Though Yao won't say it publicly, one way he could take his game to an even higher level would be if he could get some offseason rest. He has spent the past three summers playing in international competitions for his Chinese national team, limiting his longest break away from the game to three weeks. Not only does it wear on him physically, but because those practices are geared more for upcoming competition, he loses out on a chance to hone various aspects of his game. "I played all summer long. I don't have a lot of time to practice," Yao admits. "I have some practice, but these practices are more like preparing for this game or the Olympics ... It's not like I get to work on technique."

Yao's handlers hope to convince Chinese authorities this year to give him a summer off.

It would be better for him, they argue, and for China since it would increase his stature as one of the NBA's top players. After all, Yao's rookie contract comes up in a couple years and high-profile teams like the Lakers and Knicks could target him as their franchise cornerstones if the Rockets don't lock him up with an extension before then.

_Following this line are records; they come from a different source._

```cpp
// ... 11 lines not shown
  float sum = 0.f;
#pragma unroll
  for (int i = 0; i < MAXV; ++i)
    if (lane + 64 * i < c4n) sum += hsum4(v[i]);
  return wave_sum(sum);
}
__device__ __forceinline__ float row_sqdev(const float4 (&v)[MAXV], float mean, int lane, int c4n) {
  float sq = 0.f;
#pragma unroll
  for (int i = 0; i < MAXV; ++i)
    if (lane + 64 * i < c4n) sq += sqdev4(v[i], mean);
  return wave_sum(sq);
}
template <bool DIV = false>
__device__ __forceinline__ void row_norm_affine_store(float4 (&v)[MAXV], float mean, float s, const float* __restrict__ g,
                                                      const float* __restrict__ b, float* __restrict__ y, int lane,
                                                      int c4n) {
#pragma unroll
  for (int i = 0; i < MAXV; ++i) {
    const int c = (lane + 64 * i) * 4;
    if (c < c4n * 4) {
      v[i] = norm_affine4<DIV>(v[i], mean, s, *reinterpret_cast<const float4*>(g + c),
                               *reinterpret_cast<const float4*>(b + c));
      *reinterpret_cast<float4*>(y + c) = v[i];
    }
  }
}
__device__ __forceinline__ void row_layernorm_store(float4 (&v)[MAXV], float eps, const float* __restrict__ g,
                                                    const float* __restrict__ b, float* __restrict__ y, int lane,
                                                    int c4n, float inv_c) {
  const float mean = row_sum(v, lane, c4n) * inv_c;
  const float rstd = 1.0f / sqrtf(row_sqdev(v, mean, lane, c4n) * inv_c + eps);
  row_norm_affine_store(v, mean, rstd, g, b, y, lane, c4n);
}

template <class Store>
__device__ __forceinline__ void gn_group_stats(const float* __restrict__ partials, int b, int T, int C, int groups,
                                               float eps, int n_rows, Store store) {
  const int gn_mt = (T + 31) / 32;
  const int gn_nt = C / 32;
  const int nt_per_g = (C / groups) / 32;
  const int wave = threadIdx.x >> 6, lane = threadIdx.x & 63;
  const float* base = partials + (int64_t)b * gn_mt * gn_nt * 2;
  const int per_g = gn_mt * nt_per_g;
  for (int g = wave; g < groups; g += 4) {
    double s1 = 0.0, s2 = 0.0;
    for (int e = lane; e < per_g; e += 64) {
      const int mt = e / nt_per_g;
      const int nt = g * nt_per_g + (e - mt * nt_per_g);
      const float2 v = *reinterpret_cast<const float2*>(base + ((int64_t)mt * gn_nt + nt) * 2);
      s1 += (double)v.x;
      s2 += (double)v.y;
    }
    s1 = wave_sum_d(s1);
    s2 = wave_sum_d(s2);
    if (lane == 0) {
      const double cnt = (double)max(n_rows, 1) * (double)(C / groups);
      const double mean = s1 / cnt;
      double var = s2 / cnt - mean * mean;
      if (var < 0.0) var = 0.0;
      store(g, (float)mean, (float)(1.0 / sqrt(var + (double)eps)));
    }
  }
}
__device__ __forceinline__ float4 gn_mish4(float4 x, float m, float rs, float4 ga, float4 be) {
  return map4(norm_affine4(x, m, rs, ga, be), [](float t) { return srn_mish(t); });
// ... 85 lines not shown
```

Baseline: 62380.

## Software-pipeline row-pass kernels with prefetch ring and register-cached params

```diff
diff --git a/include/serenade_hip.h b/include/serenade_hip.h
--- a/include/serenade_hip.h
+++ b/include/serenade_hip.h
@@ -109,6 +109,13 @@
                   void* stream);
 
 int srn_softmax_rows(float* s, const int32_t* lens, int Z, int n_head, int L, int ld, void* stream);
+
+#define SRN_ROWPASS_GN_MISH_APPLY 0
+#define SRN_ROWPASS_RESBLOCK_TAIL 1
+#define SRN_ROWPASS_LAYERNORM 2
+#define SRN_ROWPASS_SOFTMAX_ROWS 3
+#define SRN_ROWPASS_FIELDS 6
+int srn_row_pass_geometry(int op, int B, int64_t rows, int C, int32_t* out);
 
 int srn_sinusoidal_emb(const float* t, float* out, int n, int dim, int ld, float scale, void* stream);
 
diff --git a/serenade_amd/_lib.py b/serenade_amd/_lib.py
--- a/serenade_amd/_lib.py
+++ b/serenade_amd/_lib.py
@@ -122,6 +122,7 @@
     "srn_scatter_rows": (c_int, [_P, c_int64, c_int, _P, c_int64, c_int, c_int, _P, _P, c_int, c_int, c_int, _P]),
     "srn_layernorm": (c_int, [_P, _P, _P, _P, c_int64, c_int, c_float, _P]),
     "srn_softmax_rows": (c_int, [_P, _P, c_int, c_int, c_int, c_int, _P]),
+    "srn_row_pass_geometry": (c_int, [c_int, c_int, c_int64, c_int, POINTER(c_int32)]),
     "srn_sinusoidal_emb": (c_int, [_P, _P, c_int, c_int, c_int, c_float, _P]),
     "srn_copy_channels": (c_int, [_P, c_int64, c_int, c_int, _P, c_int64, c_int, c_int, c_int, c_int, c_int, _P]),
     "srn_transpose_ct": (c_int, [_P, _P, c_int, c_int, c_int, c_int64, c_int, c_int64, c_int, _P]),
@@ -236,6 +237,16 @@
         raise RuntimeError(f"libserenade_hip {what} failed (rc={rc}): {msg}")
 
 
+ROWPASS_GN_MISH_APPLY, ROWPASS_RESBLOCK_TAIL, ROWPASS_LAYERNORM, ROWPASS_SOFTMAX_ROWS = 0, 1, 2, 3
+RowPass = collections.namedtuple("RowPass", "rows_per_wg grid_x grid_y in_flight grid_cap softmax_nv")
+
+
+def row_pass_geometry(op, B, rows, C):
+    out = (c_int32 * len(RowPass._fields))()
+    check(lib().srn_row_pass_geometry(op, B, rows, C, out), "srn_row_pass_geometry")
+    return RowPass(*out)
+
+
 ConvForm = collections.namedtuple("ConvForm", "family tile precision nmajor kslices bm bn wn stages")
 
 
diff --git a/serenade_amd/csrc/norm_act.hip b/serenade_amd/csrc/norm_act.hip
--- a/serenade_amd/csrc/norm_act.hip
+++ b/serenade_amd/csrc/norm_act.hip
@@ -1,6 +1,8 @@
 #include "common.h"
 #include "conv_common.h"
 #include "row_common.h"
+
+#include <algorithm>
 
 namespace {
 
@@ -15,7 +17,89 @@
 constexpr int SMALL_GRID = 512;
 constexpr int GN_PRE = 4;
 
+constexpr int SMALL_ROWS = 4;
+constexpr int STREAM_ROWS = 32;
+constexpr int STREAM_GRID = 512;
+
+int64_t ceil_div(int64_t a, int64_t b) { return (a + b - 1) / b; }
+
+int stream_rows_per_wg(int B, int T) {
+  return (int)std::min<int64_t>(STREAM_ROWS, std::max<int64_t>(SMALL_ROWS, 4 * ceil_div((int64_t)B * T, 4 * STREAM_GRID)));
+}
+
+template <int NV>
+__device__ __forceinline__ void param_load(const float* __restrict__ p, float4 (&v)[MAXV], int lane, int c4n) {
+#pragma unroll
+  for (int i = 0; i < MAXV; ++i) {
+    v[i] = make_float4(0.f, 0.f, 0.f, 0.f);
+    if (i < NV && p != nullptr && lane + 64 * i < c4n) v[i] = *reinterpret_cast<const float4*>(p + (lane + 64 * i) * 4);
+  }
+}
+
+struct GnRow {
+  float4 x[MAXV];
+};
+
+template <int NV>
 __global__ __launch_bounds__(256) void gn_mish_apply_kernel(const float* __restrict__ x,
+                                                            const float* __restrict__ partials,
+                                                            const float* __restrict__ gamma,
+                                                            const float* __restrict__ beta,
+                                                            const float* __restrict__ time_bias,
+                                                            const int32_t* __restrict__ lens, float* __restrict__ y,
+                                                            int T, int C, int groups, float eps, int64_t tb_bs,
+                                                            int valid_stats, int rows_per_wg) {
+  __shared__ float s_mean[64], s_rstd[64];
+  const int b = blockIdx.y;
+  const int r0 = blockIdx.x * rows_per_wg;
+  const int len = lens ? min(lens[b], T) : T;
+  const int wave = srn_wave(), lane = threadIdx.x & 63;
+  const int c4n = min(C / 4, 64 * NV);
+  const int r_end = min(r0 + rows_per_wg, T);
+  const int64_t item = (int64_t)b * T * C;
+  auto load = [&](const int64_t r, GnRow& q) {
+#pragma unroll
+    for (int i = 0; i < NV; ++i) {
+      q.x[i] = make_float4(0.f, 0.f, 0.f, 0.f);
+      if (lane + 64 * i < c4n && r < len) q.x[i] = *reinterpret_cast<const float4*>(x + item + r * C + (lane + 64 * i) * 4);
+    }
+  };
+  GnRow ring[ROWS_AHEAD];
+  rows_prime(ring, r0 + wave, r_end, 4, load);
+  float4 ga[MAXV], be[MAXV], tb[MAXV];
+  param_load<NV>(gamma, ga, lane, c4n);
+  param_load<NV>(beta, be, lane, c4n);
+  param_load<NV>(time_bias ? time_bias + (int64_t)b * tb_bs : nullptr, tb, lane, c4n);
+  group_stats(partials, b, T, C, groups, eps, s_mean, s_rstd, valid_stats ? len : T);
+  float gm[NV], gr[NV];
+  const int cpg = C / groups;
+#pragma unroll
+  for (int i = 0; i < NV; ++i) {
+    const int g = min((lane + 64 * i) * 4 / cpg, groups - 1);
+    gm[i] = s_mean[g], gr[i] = s_rstd[g];
+  }
+  rows_walk(ring, r0 + wave, r_end, 4, load, [&](const int64_t r, const GnRow& q) {
+    const bool valid = r < len;
+#pragma unroll
+    for (int i = 0; i < NV; ++i) {
+      if (lane + 64 * i < c4n) {
+        float4 o = make_float4(0.f, 0.f, 0.f, 0.f);
+        if (valid) {
+          o = gn_mish4(q.x[i], gm[i], gr[i], ga[i], be[i]);
+          if (time_bias) {
+            o.x += tb[i].x;
+            o.y += tb[i].y;
+            o.z += tb[i].z;
+            o.w += tb[i].w;
+          }
+        }
+        *reinterpret_cast<float4*>(y + item + r * C + (lane + 64 * i) * 4) = o;
+      }
+    }
+  });
+}
+
+__global__ __launch_bounds__(256) void gn_mish_apply_flat_kernel(const float* __restrict__ x,
                                                             const float* __restrict__ partials,
                                                             const float* __restrict__ gamma,
                                                             const float* __restrict__ beta,
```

As for his famous lack of a mean streak on the court, Yao seems to understand it's an area in which he could improve. Even McGrady noted in an SI article earlier that his easy-going teammate will "be better than [Rik Smits], once he learns to let the dog out every night." In some ways this has been the most difficult thing for Yao to master in the NBA. For one, it's not in his nature to be mean. For another, he entered the NBA as a 22-year-old playing in a brand new country in which he barely spoke the language. It's almost as if he's trying to learn how to play with the right amount of aggression without causing a conflict on the court.

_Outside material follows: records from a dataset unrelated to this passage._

#ifdef OCVAR_PROF
#define PROF_NOW() __builtin_readcyclecounter()
#define PROF_DECL() unsigned long long prof_acc[16] = {0, 0, 0, 0, 0, 0, 0, 0, 0, 0, 0, 0, 0, 0, 0, 0}
#define PROF_ADD(slot, v) do { prof_acc[slot] += (unsigned long long)(v); } while (0)
#define PROF_FLUSH(base) do { if ((threadIdx.x & 63) == 0) for (int i_ = 0; i_ < 16; i_++) if (i_ != 7) atomicAdd(reinterpret_cast<unsigned long long*>(ws.counters + CNT_PROF) + (base) + i_, prof_acc[i_]); } while (0)
#else
#define PROF_NOW() 0ull
#define PROF_DECL() do { } while (0)
#define PROF_ADD(slot, v) do { (void)(v); } while (0)
#define PROF_FLUSH(base) do { } while (0)
#endif

constexpr int FW = 1;
constexpr int FOLLOW_THREADS = 64 * FW;

struct PlaneRef {
    const uint8_t* nbr;
    int ns, sh, img_w, img_h, plane;
};

template <bool CROP>
__device__ __forceinline__ PlaneRef plane_of(const Workspace& ws, int roi) {
    PlaneRef p;
    if (CROP) {
        const Roi r = ws.rois_crop[roi];
        p.ns = r.ns; p.sh = r.sh; p.img_w = r.w; p.img_h = r.h;
        p.nbr = ws.nbr_crop + r.nbr_off;
    } else {
        p.ns = ws.ns; p.sh = ws.sh; p.img_w = ws.W; p.img_h = ws.H;
        p.nbr = ws.nbr_frame + (size_t)roi * nbr_plane_bytes(ws.ns, ws.sh);
    }
    p.plane = p.ns * p.sh;
    return p;
}

template <bool CROP>
__device__ __forceinline__ void emit_quad(const Workspace& ws, const StartCand c, const int* dst);

template <bool CROP>
__device__ __forceinline__ void approximate_and_emit(const Workspace& ws, const StartCand c, const PlaneRef& pl, const int* pts,
                                                     int npts, double perimeter, DpSlice* stack, bool emit = true) {
    int dst[2 * (DP_MAX_OUT + 1)];
    const int m = approx_poly_dp(pts, npts, perimeter * 0.02, dst, stack);
    if (m != 4 || !quad_filter(dst, pl.img_w, pl.img_h)) return;
    if (emit) emit_quad<CROP>(ws, c, dst);
}

template <bool CROP>
__device__ __forceinline__ void emit_quad(const Workspace& ws, const StartCand c, const int* dst) {
    QuadRec q;
    q.roi = c.roi;
    q.start = c.pos;
    for (int k = 0; k < 8; k++) q.pt[k] = dst[k];
    if (CROP) {
        const int slot = atomicAdd(ws.counters + CNT_CROP_QUADS, 1);
        if (slot >= ws.cap_crop_quads) {
            atomicOr(ws.counters + CNT_ERR, ERR_QUAD_OVERFLOW);
            return;
        }
        ws.quads_crop[slot] = q;
        atomicMin(ws.best_crop + c.roi, ((unsigned long long)(unsigned)c.pos << 32) | (unsigned)slot);
    } else {
        const int slot = atomicAdd(ws.n_quads_frame + c.roi, 1);
        if (slot >= ws.maxq) {
            atomicOr(ws.counters + CNT_ERR, ERR_QUAD_OVERFLOW);
            return;
        }
        ws.quads_frame[(size_t)c.roi * ws.maxq + slot] = q;
    }
}

template <int CTRL, int ROWS = 0xf>
__device__ __forceinline__ unsigned dpp_self(unsigned v) {
    return (unsigned)__builtin_amdgcn_update_dpp((int)v, (int)v, CTRL, ROWS, 0xf, false);
}
template <int CTRL, int ROWS = 0xf>
__device__ __forceinline__ unsigned dpp_zero(unsigned v) {
    return (unsigned)__builtin_amdgcn_update_dpp(0, (int)v, CTRL, ROWS, 0xf, false);
}
#define OCVAR_WAVE_LADDER(STEP) \
    STEP(0xB1, 0xf) STEP(0x4E, 0xf) STEP(0x141, 0xf) STEP(0x140, 0xf) STEP(0x142, 0xa) STEP(0x143, 0xc)

__device__ __forceinline__ unsigned wave_max_u32(unsigned v) {
#define STEP(C, R) { const unsigned o = dpp_self<C, R>(v); v = o > v ? o : v; }
    OCVAR_WAVE_LADDER(STEP)
#undef STEP
    return (unsigned)__builtin_amdgcn_readlane((int)v, 63);
}
__device__ __forceinline__ unsigned long long wave_max_u64(unsigned long long v) {
#define STEP(C, R) { const unsigned long long o = ((unsigned long long)dpp_self<C, R>((unsigned)(v >> 32)) << 32) | dpp_self<C, R>((unsigned)v); v = o > v ? o : v; }
    OCVAR_WAVE_LADDER(STEP)
#undef STEP
    return ((unsigned long long)(unsigned)__builtin_amdgcn_readlane((int)(unsigned)(v >> 32), 63) << 32) |
           (unsigned)__builtin_amdgcn_readlane((int)(unsigned)v, 63);
}
typedef unsigned short us2v __attribute__((ext_vector_type(2)));
__device__ __forceinline__ unsigned pk_min(unsigned a, unsigned b) { return __builtin_bit_cast(unsigned, __builtin_elementwise_min(__builtin_bit_cast(us2v, a), __builtin_bit_cast(us2v, b))); }
__device__ __forceinline__ unsigned pk_max(unsigned a, unsigned b) { return __builtin_bit_cast(unsigned, __builtin_elementwise_max(__builtin_bit_cast(us2v, a), __builtin_bit_cast(us2v, b))); }
__device__ __forceinline__ unsigned wave_pk_min(unsigned v) {
#define STEP(C, R) v = pk_min(v, dpp_self<C, R>(v));
    OCVAR_WAVE_LADDER(STEP)
#undef STEP
    return (unsigned)__builtin_amdgcn_readlane((int)v, 63);
}
__device__ __forceinline__ unsigned wave_pk_max(unsigned v) {
#define STEP(C, R) v = pk_max(v, dpp_self<C, R>(v));
    OCVAR_WAVE_LADDER(STEP)
#undef STEP
    return (unsigned)__builtin_amdgcn_readlane((int)v, 63);
}
__device__ __forceinline__ double wave_sum_f64(double v) {
#define STEP(C, R) { const unsigned long long b = (unsigned long long)__double_as_longlong(v); \
                     v += __longlong_as_double((long long)(((unsigned long long)dpp_zero<C, R>((unsigned)(b >> 32)) << 32) | dpp_zero<C, R>((unsigned)b))); }
    OCVAR_WAVE_LADDER(STEP)
#undef STEP
    const unsigned long long b = (unsigned long long)__double_as_longlong(v);
    return __longlong_as_double((long long)(((unsigned long long)(unsigned)__builtin_amdgcn_readlane((int)(unsigned)(b >> 32), 63) << 32) |
                                            (unsigned)__builtin_amdgcn_readlane((int)(unsigned)b, 63)));
}

__device__ __forceinline__ int px_of(unsigned p) { return (int)(p & 0xffffu); }
__device__ __forceinline__ int py_of(unsigned p) { return (int)(p >> 16); }

constexpr int LDS_PTS = SLAB_PTS;
constexpr int DP_DST = 2 * (DP_MAX_OUT + 1);

struct WaveScratch {
    DpSlice stack[DP_STACK];
    int dst[DP_DST];
};

template <bool K32>
__device__ __forceinline__ int wave_approx_dp(const unsigned* src, int count, double parameter, int* dst, DpSlice* stack) {
    const int lane = threadIdx.x & 63;
    float eps = (float)parameter;
    eps *= eps;
    int top = 0, new_count = 0;
    DpSlice slice = {0, 0}, right = {0, 0};
    int sx = 0, sy = 0;
    bool le_eps = false;
    int pos = 0;
    for (int it = 0; it < 3; it++) {
        pos = (pos + right.start) % count;
        const unsigned sp = uni(src[pos]);
        sx = px_of(sp);
        sy = py_of(sp);
        int max_dist = 0;
        if (K32) {
            unsigned best = 0;
            for (int j = 1 + lane; j < count; j += 64) {
                int q = pos + j;
// ... 88 lines not shown
        }
        if (le_eps) {
            if (new_count >= DP_MAX_OUT) return DP_MAX_OUT + 1;
            dst[2 * new_count] = sx;
            dst[2 * new_count + 1] = sy;
            new_count++;
        } else {
            right.end = slice.end;
            slice.end = right.start;
            if (new_count + top + 2 > DP_MAX_OUT) return DP_MAX_OUT + 1;
            if (lane == 0) {
                stack[top] = right;
                stack[top + 1] = slice;
            }
            top += 2;
        }
    }
    __builtin_amdgcn_fence(__ATOMIC_ACQ_REL, "workgroup");
    const int n = new_count;
    int r = n - 1;
    sx = dst[2 * r];
    sy = dst[2 * r + 1];
    if (++r >= n) r = 0;
    int wpos = r;
    int px = dst[2 * r], py = dst[2 * r + 1];
    if (++r >= n) r = 0;
    for (int i = 0; i < n && new_count > 2; i++) {
        const int ex = dst[2 * r], ey = dst[2 * r + 1];
        if (++r >= n) r = 0;
        const int dx = ex - sx, dy = ey - sy;
        int dist = (px - sx) * dy - (py - sy) * dx;
        dist = dist < 0 ? -dist : dist;
        if ((double)dist * dist <= 0.5 * eps * (dx * dx + dy * dy) && dx != 0 && dy != 0) {
            new_count--;
            dst[2 * wpos] = sx = ex;
            dst[2 * wpos + 1] = sy = ey;
            if (++wpos >= n) wpos = 0;
            px = dst[2 * r];
            py = dst[2 * r + 1];
            if (++r >= n) r = 0;
            i++;
            continue;
        }
        dst[2 * wpos] = sx = px;
        dst[2 * wpos + 1] = sy = py;
        if (++wpos >= n) wpos = 0;
        px = ex;
        py = ey;
    }
    __builtin_amdgcn_fence(__ATOMIC_ACQ_REL, "workgroup");
    return new_count;
}

template <bool CROP, bool STAGE>
__device__ __forceinline__ bool wave_finish_packed(const Workspace& ws, const StartCand c, const PlaneRef& pl, const unsigned* gsrc, int npts,
                                                   unsigned* lpts, WaveScratch* sc) {
    const int lane = threadIdx.x & 63;
    if (npts < 4) return false;
    unsigned lo = 0xffffffffu, hi = 0u;
    if (STAGE) {
        unsigned v[LDS_PTS / 64];
#pragma unroll
        for (int k = 0; k < LDS_PTS / 64; k++) {
            const int i = lane + 64 * k;
            v[k] = i < npts ? gsrc[i] : 0u;
        }
#pragma unroll
        for (int k = 0; k < LDS_PTS / 64; k++) {
            const int i = lane + 64 * k;
            if (i < npts) {
                lpts[i] = v[k];
                lo = pk_min(lo, v[k]);
                hi = pk_max(hi, v[k]);
            }
        }
    } else {
        for (int i = lane; i < npts; i += 64) {
            const unsigned p = gsrc[i];
            lo = pk_min(lo, p);
            hi = pk_max(hi, p);
        }
    }
    lo = wave_pk_min(lo);
    hi = wave_pk_max(hi);
    const int bw = px_of(hi) - px_of(lo), bh = py_of(hi) - py_of(lo);
    if (!((long long)bw * bh > 500)) return false;
    __builtin_amdgcn_fence(__ATOMIC_ACQ_REL, "workgroup");
    const unsigned* src = STAGE ? lpts : gsrc;
    double per = 0.0;
    for (int i = lane; i < npts; i += 64) {
        const unsigned p = src[i], q = src[i == 0 ? npts - 1 : i - 1];
        const float dx = (float)px_of(p) - (float)px_of(q), dy = (float)py_of(p) - (float)py_of(q);
        per += (double)sqrt_rn(dx * dx + dy * dy);
    }
    per = wave_sum_f64(per);
#ifdef OCVAR_PROF
    if (lane == 0) atomicAdd(reinterpret_cast<unsigned long long*>(ws.counters + CNT_PROF) + (CROP ? 16 : 0) + 7, 1ull);
#endif
    const bool k32 = npts <= 1024 && (long long)bw * bw + (long long)bh * bh < (1ll << 21);
    const int m = k32 ? wave_approx_dp<true>(src, npts, per * 0.02, sc->dst, sc->stack) : wave_approx_dp<false>(src, npts, per * 0.02, sc->dst, sc->stack);
    if (m != 4) return false;
    int q[8];
#pragma unroll
    for (int k = 0; k < 8; k++) q[k] = uni(sc->dst[k]);
    if (!quad_filter(q, pl.img_w, pl.img_h)) return false;
    if (lane == 0) emit_quad<CROP>(ws, c, q);
    return true;
}

template <bool CROP>
__device__ __forceinline__ int follow_short(const Workspace& ws, const StartCand c) {
    const int BUDGET = SHORT_STEPS;
    const PlaneRef pl = plane_of<CROP>(ws, c.roi);
    if (c.pos <= 0 || c.pos >= pl.plane) return false;
    {
        if (earlier_start_behind(pl.nbr, pl.ns, pl.plane, c.pos, c.is_hole, BACK_STEPS)) return 0;
        if (CROP) {
            const int x = c.pos % pl.ns, y = c.pos / pl.ns;
            return (x == 1 || y == 1) ? 3 : 1;
        }
        const LeanTrace lt = trace_flat(pl.nbr, pl.ns, pl.plane, c.pos, c.is_hole, nullptr, 0, BUDGET);
        if (lt.status == TRACE_OVERRUN) return lt.npts <= 2 ? 2 : 1;
        if (lt.status != TRACE_OK || lt.npts < 4) return 0;
        return 1;
    }
    return 0;
}

template <bool CROP>
__device__ int follow_overflow(const Workspace& ws, const StartCand c, const PlaneRef& pl) {
    const TraceStats st = trace_border<false, false>(pl.nbr, pl.ns, pl.plane, c.pos, c.is_hole, nullptr, 0, ws.mid_steps);
    if (st.status == TRACE_OVERRUN) return 1;
    if (!worth_approximating(st)) return 0;
    const int need = 2 * st.npts + 2 * (st.npts + 2);
    const long long off = atomicAdd(reinterpret_cast<unsigned long long*>(ws.counters + CNT_POOL_INTS), (unsigned long long)need);
    if (off + need > ws.cap_pool_ints) {
        atomicOr(ws.counters + CNT_ERR, ERR_POOL_OVERFLOW);
        return 0;
    }
    int* pts = ws.pool + off;
    trace_border<true, false>(pl.nbr, pl.ns, pl.plane, c.pos, c.is_hole, pts, st.npts, ws.mid_steps);
    approximate_and_emit<CROP>(ws, c, pl, pts, st.npts, st.perimeter, reinterpret_cast<DpSlice*>(pts + 2 * st.npts));
    return 0;
}

constexpr int T1_TICKET = 512;
constexpr int T1_OUT = 128;

template <bool CROP>
__global__ __launch_bounds__(FOLLOW_THREADS) void follow_kernel(Workspace ws) {
    const StartCand* cands = CROP ? ws.cands_crop : ws.cands_frame;
    int n = ws.counters[CROP ? CNT_CROP_CANDS : CNT_FRAME_CANDS];
    const int cap = CROP ? ws.cap_crop_cands : ws.cap_frame_cands;
    if (n > cap) n = cap;
    int* ticket = ws.counters + (CROP ? CNT_TICKET_C : CNT_TICKET_F);
    const int lane = threadIdx.x & 63;
    const int wave = uni((int)(threadIdx.x >> 6));
    const unsigned long long below = (1ull << lane) - 1ull;
    __shared__ StartCand wqueue[FW][128];
// ... 129 lines not shown
    const unsigned dx = (unsigned)(step_dx((int)e) + 1), dy = (unsigned)(step_dy((int)e) + 1);
    const unsigned pw = ((12u - from) & 7u) < t, pe = ((8u - from) & 7u) < t;
    return dx | (dy << 16) | (((e + 5u) & 7u) << 5) | (e << 10) | (pe << 30) | (pw << 31);
}

struct LeanWalk {
    unsigned xy;
    unsigned m;
    unsigned from;
    unsigned pe;
    unsigned xy0, xy1;
    unsigned cxy;
    int npts, step, status;
};

__device__ __forceinline__ void lean_begin(LeanWalk& w, const uint8_t* nbr, int ns, int cpos, int is_hole) {
    const int i0 = cpos - is_hole;
    const int x = i0 % ns, y = i0 / ns;
    w.xy = w.xy0 = (unsigned)x | ((unsigned)y << 16);
    w.cxy = w.xy0 + (unsigned)is_hole;
    w.npts = 0;
    w.step = 0;
    w.status = -1;
    w.xy1 = 0;
    w.pe = 0;
    w.from = 0;
    w.m = nbr_of(nbr, x, y, ns);
    if (w.m == 0) {
        w.status = TRACE_SINGLE;
        w.npts = 1;
        return;
    }
    const int s = first_cw(w.m, (is_hole ? 0 : 4) - 1);
    w.xy1 = w.xy0 + (unsigned)(step_dx(s) + 65536 * step_dy(s));
    w.pe = (unsigned)(s ^ 4) << 10;
    w.from = (unsigned)(s + 1) & 7u;
}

"It's easy to understand but hard to implement," Yao says. "It has a lot to do with personality. Compared to when I first got to the NBA, it's changed a lot. [But it's] another reason why I haven't developed as fast. I can do it sometimes, but not always."

Even with the strides he's made it's important to remember Yao is still young and learning and adjusting to the nuances of the NBA. Still, the Rockets have overcome a slow start this season to put themselves in the top six of the West. Most of their key players, including McGrady, Bob Sura and Juwan Howard, are under contract for next season and should be back. Houston also might be able to go out and get a quicker, more athletic power forward to help Yao. Either way, with another year under Van Gundy's system, a little more time to develop chemistry with his teammates and maybe some rest this summer, Yao is liable to take a step forward next season. He might never be Shaq, but at 24, he's already as good as Smits in his prime.

Not that Yao will expect all his critics to go away in the meantime. When asked about his perceived lack of meanness Tuesday, Yao shrugged and responded with an answer that sounded like a Chinese proverb: "When a glass of water is full, it overflows," he said.

I'm still not sure what he meant. But I'm guessing it was a little gentle trash-talk.